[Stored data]

==================================================

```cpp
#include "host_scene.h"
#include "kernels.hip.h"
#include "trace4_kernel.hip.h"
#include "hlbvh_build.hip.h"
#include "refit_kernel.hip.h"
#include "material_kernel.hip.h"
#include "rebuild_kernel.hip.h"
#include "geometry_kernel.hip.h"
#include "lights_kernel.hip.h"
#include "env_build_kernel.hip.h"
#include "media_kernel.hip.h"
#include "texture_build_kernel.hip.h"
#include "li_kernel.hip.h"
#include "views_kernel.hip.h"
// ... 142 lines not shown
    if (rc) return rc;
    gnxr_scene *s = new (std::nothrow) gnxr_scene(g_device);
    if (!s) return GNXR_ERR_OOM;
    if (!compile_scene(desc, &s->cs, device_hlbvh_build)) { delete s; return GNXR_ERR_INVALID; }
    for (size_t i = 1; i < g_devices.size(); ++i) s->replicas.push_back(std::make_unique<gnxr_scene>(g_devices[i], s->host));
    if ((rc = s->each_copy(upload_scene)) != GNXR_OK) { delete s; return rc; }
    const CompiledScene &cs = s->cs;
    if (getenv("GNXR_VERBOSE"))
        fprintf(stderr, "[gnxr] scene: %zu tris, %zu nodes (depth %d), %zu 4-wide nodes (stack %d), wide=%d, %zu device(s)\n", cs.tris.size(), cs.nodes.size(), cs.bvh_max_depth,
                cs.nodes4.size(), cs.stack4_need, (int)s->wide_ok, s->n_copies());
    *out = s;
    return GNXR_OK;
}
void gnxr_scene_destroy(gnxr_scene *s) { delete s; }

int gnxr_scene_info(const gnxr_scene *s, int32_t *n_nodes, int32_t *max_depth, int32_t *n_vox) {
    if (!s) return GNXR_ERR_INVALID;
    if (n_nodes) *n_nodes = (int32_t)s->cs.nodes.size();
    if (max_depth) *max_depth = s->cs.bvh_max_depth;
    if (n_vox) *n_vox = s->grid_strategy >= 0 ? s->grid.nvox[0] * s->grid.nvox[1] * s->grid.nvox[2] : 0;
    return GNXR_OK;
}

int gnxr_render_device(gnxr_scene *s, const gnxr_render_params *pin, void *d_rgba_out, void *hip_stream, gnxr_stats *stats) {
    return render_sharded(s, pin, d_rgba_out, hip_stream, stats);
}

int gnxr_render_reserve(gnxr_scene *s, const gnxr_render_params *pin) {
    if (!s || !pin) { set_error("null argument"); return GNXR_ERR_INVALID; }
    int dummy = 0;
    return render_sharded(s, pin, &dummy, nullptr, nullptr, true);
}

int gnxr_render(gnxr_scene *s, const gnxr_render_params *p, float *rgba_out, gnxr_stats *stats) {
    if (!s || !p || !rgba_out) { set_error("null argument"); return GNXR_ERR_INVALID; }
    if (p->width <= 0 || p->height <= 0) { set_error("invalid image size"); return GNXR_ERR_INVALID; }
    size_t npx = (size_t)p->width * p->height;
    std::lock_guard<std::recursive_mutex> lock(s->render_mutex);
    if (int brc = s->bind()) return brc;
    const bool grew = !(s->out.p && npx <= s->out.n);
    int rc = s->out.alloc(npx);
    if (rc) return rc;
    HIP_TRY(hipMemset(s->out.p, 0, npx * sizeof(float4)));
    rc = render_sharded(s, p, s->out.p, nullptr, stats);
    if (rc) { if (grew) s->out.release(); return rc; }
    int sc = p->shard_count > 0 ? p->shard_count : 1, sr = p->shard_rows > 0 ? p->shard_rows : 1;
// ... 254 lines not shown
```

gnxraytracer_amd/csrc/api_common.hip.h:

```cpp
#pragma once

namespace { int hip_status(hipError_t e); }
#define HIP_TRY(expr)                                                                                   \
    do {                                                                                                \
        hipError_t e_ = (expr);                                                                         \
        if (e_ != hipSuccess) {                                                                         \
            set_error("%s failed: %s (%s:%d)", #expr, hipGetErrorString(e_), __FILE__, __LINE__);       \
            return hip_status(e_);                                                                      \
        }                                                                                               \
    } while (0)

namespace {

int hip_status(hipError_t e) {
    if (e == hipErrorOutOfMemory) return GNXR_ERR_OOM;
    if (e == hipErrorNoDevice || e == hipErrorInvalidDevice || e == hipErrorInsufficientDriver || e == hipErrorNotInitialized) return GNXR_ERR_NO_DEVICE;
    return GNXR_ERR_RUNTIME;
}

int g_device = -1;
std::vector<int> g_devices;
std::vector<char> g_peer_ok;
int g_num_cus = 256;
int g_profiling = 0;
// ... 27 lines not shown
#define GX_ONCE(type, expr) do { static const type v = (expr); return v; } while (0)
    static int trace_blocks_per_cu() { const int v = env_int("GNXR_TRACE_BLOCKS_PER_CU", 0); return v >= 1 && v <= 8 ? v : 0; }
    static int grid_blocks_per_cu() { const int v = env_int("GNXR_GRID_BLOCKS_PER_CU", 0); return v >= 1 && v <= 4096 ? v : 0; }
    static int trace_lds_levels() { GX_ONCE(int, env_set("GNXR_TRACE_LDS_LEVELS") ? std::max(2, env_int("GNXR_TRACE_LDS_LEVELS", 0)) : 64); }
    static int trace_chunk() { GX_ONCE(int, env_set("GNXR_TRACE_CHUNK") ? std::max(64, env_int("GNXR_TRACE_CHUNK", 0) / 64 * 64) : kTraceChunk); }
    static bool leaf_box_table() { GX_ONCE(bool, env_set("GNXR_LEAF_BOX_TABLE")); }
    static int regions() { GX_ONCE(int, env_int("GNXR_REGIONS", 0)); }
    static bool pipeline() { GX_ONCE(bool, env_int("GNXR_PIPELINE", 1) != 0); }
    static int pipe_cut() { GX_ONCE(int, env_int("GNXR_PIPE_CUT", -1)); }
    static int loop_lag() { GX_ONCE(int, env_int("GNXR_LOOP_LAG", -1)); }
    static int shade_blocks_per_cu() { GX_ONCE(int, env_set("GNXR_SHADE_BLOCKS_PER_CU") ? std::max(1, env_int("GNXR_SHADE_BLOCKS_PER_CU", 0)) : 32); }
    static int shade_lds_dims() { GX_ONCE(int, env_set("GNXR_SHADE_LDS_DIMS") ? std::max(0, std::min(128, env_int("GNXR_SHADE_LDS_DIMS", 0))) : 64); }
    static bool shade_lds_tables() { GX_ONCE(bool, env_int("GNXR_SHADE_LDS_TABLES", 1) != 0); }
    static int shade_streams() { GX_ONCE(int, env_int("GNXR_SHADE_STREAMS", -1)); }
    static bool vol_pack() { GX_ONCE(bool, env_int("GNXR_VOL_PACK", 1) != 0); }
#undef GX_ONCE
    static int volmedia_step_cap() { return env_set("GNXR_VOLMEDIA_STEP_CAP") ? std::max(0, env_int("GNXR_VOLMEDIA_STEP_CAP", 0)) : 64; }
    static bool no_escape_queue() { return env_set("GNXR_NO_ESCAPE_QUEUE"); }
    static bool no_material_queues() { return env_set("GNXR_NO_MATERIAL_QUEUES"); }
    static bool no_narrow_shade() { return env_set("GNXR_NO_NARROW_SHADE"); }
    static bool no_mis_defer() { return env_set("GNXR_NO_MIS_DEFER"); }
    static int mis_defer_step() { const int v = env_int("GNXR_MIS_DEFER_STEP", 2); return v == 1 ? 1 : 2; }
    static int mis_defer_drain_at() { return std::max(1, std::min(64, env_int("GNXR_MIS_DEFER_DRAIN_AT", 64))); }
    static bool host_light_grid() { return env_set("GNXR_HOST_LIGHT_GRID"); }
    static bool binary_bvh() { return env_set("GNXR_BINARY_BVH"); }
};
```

==================================================

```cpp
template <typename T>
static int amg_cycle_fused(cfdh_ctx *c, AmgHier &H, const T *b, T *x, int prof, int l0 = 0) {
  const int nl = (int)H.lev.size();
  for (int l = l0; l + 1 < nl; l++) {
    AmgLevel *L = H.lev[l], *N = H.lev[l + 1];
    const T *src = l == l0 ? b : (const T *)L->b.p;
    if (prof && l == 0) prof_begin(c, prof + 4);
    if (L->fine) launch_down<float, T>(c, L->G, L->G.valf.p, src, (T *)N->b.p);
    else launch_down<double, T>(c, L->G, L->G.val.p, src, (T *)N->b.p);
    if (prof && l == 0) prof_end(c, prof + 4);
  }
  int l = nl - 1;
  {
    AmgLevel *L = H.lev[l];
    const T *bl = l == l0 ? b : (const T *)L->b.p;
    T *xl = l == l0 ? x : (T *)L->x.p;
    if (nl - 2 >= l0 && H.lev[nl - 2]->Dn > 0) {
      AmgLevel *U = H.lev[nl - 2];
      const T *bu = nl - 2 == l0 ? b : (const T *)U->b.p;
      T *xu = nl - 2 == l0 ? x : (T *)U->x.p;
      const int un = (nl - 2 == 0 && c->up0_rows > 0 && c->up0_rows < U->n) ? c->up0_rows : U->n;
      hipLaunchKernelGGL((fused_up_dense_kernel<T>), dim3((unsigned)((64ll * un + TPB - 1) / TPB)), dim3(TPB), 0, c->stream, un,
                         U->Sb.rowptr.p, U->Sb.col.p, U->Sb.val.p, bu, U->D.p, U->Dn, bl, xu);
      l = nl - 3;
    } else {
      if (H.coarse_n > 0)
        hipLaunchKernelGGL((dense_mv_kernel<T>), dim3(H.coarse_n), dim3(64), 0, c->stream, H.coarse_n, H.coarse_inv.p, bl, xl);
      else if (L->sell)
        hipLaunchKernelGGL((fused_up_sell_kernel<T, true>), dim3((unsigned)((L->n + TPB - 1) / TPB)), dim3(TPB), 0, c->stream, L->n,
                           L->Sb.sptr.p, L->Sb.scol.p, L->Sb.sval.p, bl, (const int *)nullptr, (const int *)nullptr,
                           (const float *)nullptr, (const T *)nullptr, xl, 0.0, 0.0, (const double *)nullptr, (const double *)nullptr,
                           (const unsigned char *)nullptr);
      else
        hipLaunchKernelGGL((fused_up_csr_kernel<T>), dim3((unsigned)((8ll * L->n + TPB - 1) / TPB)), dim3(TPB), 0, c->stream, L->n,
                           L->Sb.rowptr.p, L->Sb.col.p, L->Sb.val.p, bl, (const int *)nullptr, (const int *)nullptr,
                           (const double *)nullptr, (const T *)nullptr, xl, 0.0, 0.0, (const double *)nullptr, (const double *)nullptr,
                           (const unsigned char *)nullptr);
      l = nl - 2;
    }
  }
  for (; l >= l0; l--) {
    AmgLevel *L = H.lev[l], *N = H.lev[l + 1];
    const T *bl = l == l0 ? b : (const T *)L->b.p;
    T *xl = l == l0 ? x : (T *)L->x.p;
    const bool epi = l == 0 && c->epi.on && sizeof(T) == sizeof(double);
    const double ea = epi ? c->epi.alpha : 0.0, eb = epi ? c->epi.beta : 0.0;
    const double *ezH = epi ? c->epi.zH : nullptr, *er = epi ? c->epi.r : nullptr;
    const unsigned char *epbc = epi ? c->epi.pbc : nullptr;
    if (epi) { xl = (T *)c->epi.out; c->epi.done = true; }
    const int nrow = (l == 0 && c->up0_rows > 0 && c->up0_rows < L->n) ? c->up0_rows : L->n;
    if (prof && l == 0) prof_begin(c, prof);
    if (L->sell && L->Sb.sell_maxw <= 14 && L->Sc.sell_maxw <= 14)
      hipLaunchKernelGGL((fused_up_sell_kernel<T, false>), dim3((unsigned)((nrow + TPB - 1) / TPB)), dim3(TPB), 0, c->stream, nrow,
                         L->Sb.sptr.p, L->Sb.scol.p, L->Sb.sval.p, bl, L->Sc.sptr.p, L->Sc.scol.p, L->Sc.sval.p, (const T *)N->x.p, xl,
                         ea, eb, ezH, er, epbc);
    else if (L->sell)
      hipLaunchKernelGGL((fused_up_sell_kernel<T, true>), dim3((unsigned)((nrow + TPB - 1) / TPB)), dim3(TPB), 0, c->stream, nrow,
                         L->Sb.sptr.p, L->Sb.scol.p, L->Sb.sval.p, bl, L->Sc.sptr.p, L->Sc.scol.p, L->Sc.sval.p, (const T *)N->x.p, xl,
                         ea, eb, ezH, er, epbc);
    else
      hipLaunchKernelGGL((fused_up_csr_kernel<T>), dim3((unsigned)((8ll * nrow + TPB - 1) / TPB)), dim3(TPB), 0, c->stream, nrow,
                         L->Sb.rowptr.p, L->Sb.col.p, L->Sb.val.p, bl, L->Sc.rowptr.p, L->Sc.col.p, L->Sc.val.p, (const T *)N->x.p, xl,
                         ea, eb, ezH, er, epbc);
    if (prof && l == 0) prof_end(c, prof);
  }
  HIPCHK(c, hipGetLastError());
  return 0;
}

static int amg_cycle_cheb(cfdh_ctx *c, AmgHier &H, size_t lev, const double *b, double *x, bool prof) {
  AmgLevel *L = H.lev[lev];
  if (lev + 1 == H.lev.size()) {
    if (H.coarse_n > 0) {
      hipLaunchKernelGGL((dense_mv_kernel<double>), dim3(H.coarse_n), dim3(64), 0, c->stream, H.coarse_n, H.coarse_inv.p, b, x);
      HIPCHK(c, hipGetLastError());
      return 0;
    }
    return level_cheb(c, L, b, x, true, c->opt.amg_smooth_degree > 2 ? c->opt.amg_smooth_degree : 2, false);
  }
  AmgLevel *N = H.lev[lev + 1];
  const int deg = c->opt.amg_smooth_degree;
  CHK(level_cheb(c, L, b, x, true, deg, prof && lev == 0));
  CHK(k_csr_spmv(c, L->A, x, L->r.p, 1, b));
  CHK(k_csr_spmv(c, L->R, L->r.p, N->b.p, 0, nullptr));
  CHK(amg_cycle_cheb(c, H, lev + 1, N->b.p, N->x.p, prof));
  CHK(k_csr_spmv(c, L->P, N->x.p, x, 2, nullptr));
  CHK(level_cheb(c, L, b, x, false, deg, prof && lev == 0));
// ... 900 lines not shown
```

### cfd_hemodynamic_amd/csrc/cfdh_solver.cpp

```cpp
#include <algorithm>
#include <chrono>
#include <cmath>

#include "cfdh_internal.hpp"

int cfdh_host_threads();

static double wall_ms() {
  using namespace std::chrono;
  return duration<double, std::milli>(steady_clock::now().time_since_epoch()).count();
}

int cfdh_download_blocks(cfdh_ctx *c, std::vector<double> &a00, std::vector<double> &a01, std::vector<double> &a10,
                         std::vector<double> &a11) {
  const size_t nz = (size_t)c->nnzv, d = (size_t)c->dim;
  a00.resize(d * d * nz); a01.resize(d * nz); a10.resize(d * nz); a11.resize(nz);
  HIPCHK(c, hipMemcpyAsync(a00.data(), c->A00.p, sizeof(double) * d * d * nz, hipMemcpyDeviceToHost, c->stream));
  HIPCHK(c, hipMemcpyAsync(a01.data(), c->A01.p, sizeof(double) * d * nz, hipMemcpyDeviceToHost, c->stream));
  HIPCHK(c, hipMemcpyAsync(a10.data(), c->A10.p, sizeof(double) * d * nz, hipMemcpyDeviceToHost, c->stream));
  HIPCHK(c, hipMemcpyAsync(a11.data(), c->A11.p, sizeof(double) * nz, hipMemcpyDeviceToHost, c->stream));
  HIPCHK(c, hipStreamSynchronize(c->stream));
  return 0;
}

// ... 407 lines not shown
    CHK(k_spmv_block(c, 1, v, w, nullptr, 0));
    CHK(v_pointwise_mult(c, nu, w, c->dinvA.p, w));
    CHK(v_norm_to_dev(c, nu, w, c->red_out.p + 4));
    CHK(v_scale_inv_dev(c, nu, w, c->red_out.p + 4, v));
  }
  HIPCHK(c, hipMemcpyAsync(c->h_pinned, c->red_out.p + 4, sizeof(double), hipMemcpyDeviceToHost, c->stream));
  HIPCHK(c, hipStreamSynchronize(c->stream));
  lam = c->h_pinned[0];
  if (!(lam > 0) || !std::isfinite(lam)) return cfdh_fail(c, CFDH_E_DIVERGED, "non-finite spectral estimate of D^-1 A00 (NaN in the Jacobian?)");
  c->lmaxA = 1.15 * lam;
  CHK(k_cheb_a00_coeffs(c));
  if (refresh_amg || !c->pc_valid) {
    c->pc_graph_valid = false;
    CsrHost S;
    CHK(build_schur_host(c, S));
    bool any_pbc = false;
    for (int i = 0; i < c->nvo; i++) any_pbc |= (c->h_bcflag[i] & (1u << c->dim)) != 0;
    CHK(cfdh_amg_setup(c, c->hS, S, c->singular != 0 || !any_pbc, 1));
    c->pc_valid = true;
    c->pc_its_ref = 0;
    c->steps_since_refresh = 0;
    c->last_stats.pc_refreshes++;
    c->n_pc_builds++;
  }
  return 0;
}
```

==================================================

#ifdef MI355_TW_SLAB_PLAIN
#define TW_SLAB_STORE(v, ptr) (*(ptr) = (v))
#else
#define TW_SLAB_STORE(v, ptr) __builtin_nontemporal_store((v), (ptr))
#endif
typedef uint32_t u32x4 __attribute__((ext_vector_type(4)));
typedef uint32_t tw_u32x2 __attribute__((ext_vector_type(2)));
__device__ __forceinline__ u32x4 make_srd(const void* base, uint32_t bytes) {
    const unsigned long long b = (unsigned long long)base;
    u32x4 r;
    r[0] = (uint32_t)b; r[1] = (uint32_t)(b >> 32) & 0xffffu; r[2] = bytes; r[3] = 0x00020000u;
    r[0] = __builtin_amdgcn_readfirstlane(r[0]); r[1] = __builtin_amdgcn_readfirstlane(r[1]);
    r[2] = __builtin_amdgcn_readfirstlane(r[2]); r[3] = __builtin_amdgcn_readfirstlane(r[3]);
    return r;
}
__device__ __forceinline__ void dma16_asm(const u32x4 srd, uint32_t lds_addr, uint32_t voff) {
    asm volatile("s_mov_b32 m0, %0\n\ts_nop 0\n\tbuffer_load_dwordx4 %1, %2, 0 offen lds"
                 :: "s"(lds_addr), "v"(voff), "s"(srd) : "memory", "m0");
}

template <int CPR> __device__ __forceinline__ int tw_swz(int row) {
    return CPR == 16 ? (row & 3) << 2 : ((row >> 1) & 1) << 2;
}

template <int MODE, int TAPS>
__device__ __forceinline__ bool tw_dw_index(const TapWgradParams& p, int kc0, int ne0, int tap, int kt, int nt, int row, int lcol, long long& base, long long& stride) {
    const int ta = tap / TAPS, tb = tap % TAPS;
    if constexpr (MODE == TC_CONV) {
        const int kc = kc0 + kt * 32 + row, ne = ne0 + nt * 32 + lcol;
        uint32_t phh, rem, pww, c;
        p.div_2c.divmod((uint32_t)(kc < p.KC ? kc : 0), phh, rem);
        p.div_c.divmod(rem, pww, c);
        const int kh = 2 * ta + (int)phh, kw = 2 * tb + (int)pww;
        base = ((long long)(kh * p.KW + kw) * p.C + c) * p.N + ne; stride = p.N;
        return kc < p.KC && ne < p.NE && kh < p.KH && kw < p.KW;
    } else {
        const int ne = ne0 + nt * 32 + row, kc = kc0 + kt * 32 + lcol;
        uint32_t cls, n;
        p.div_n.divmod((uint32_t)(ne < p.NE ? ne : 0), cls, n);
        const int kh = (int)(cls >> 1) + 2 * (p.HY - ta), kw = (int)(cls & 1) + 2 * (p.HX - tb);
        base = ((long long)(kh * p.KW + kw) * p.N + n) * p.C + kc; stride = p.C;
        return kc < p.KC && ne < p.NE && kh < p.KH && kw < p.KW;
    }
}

==================================================

Aim of the task:
Filter the records for lines containing the word "argument" and copy each one.

Result of the exercise:
    if (!s || !pin) { set_error("null argument"); return GNXR_ERR_INVALID; }
    if (!s || !p || !rgba_out) { set_error("null argument"); return GNXR_ERR_INVALID; }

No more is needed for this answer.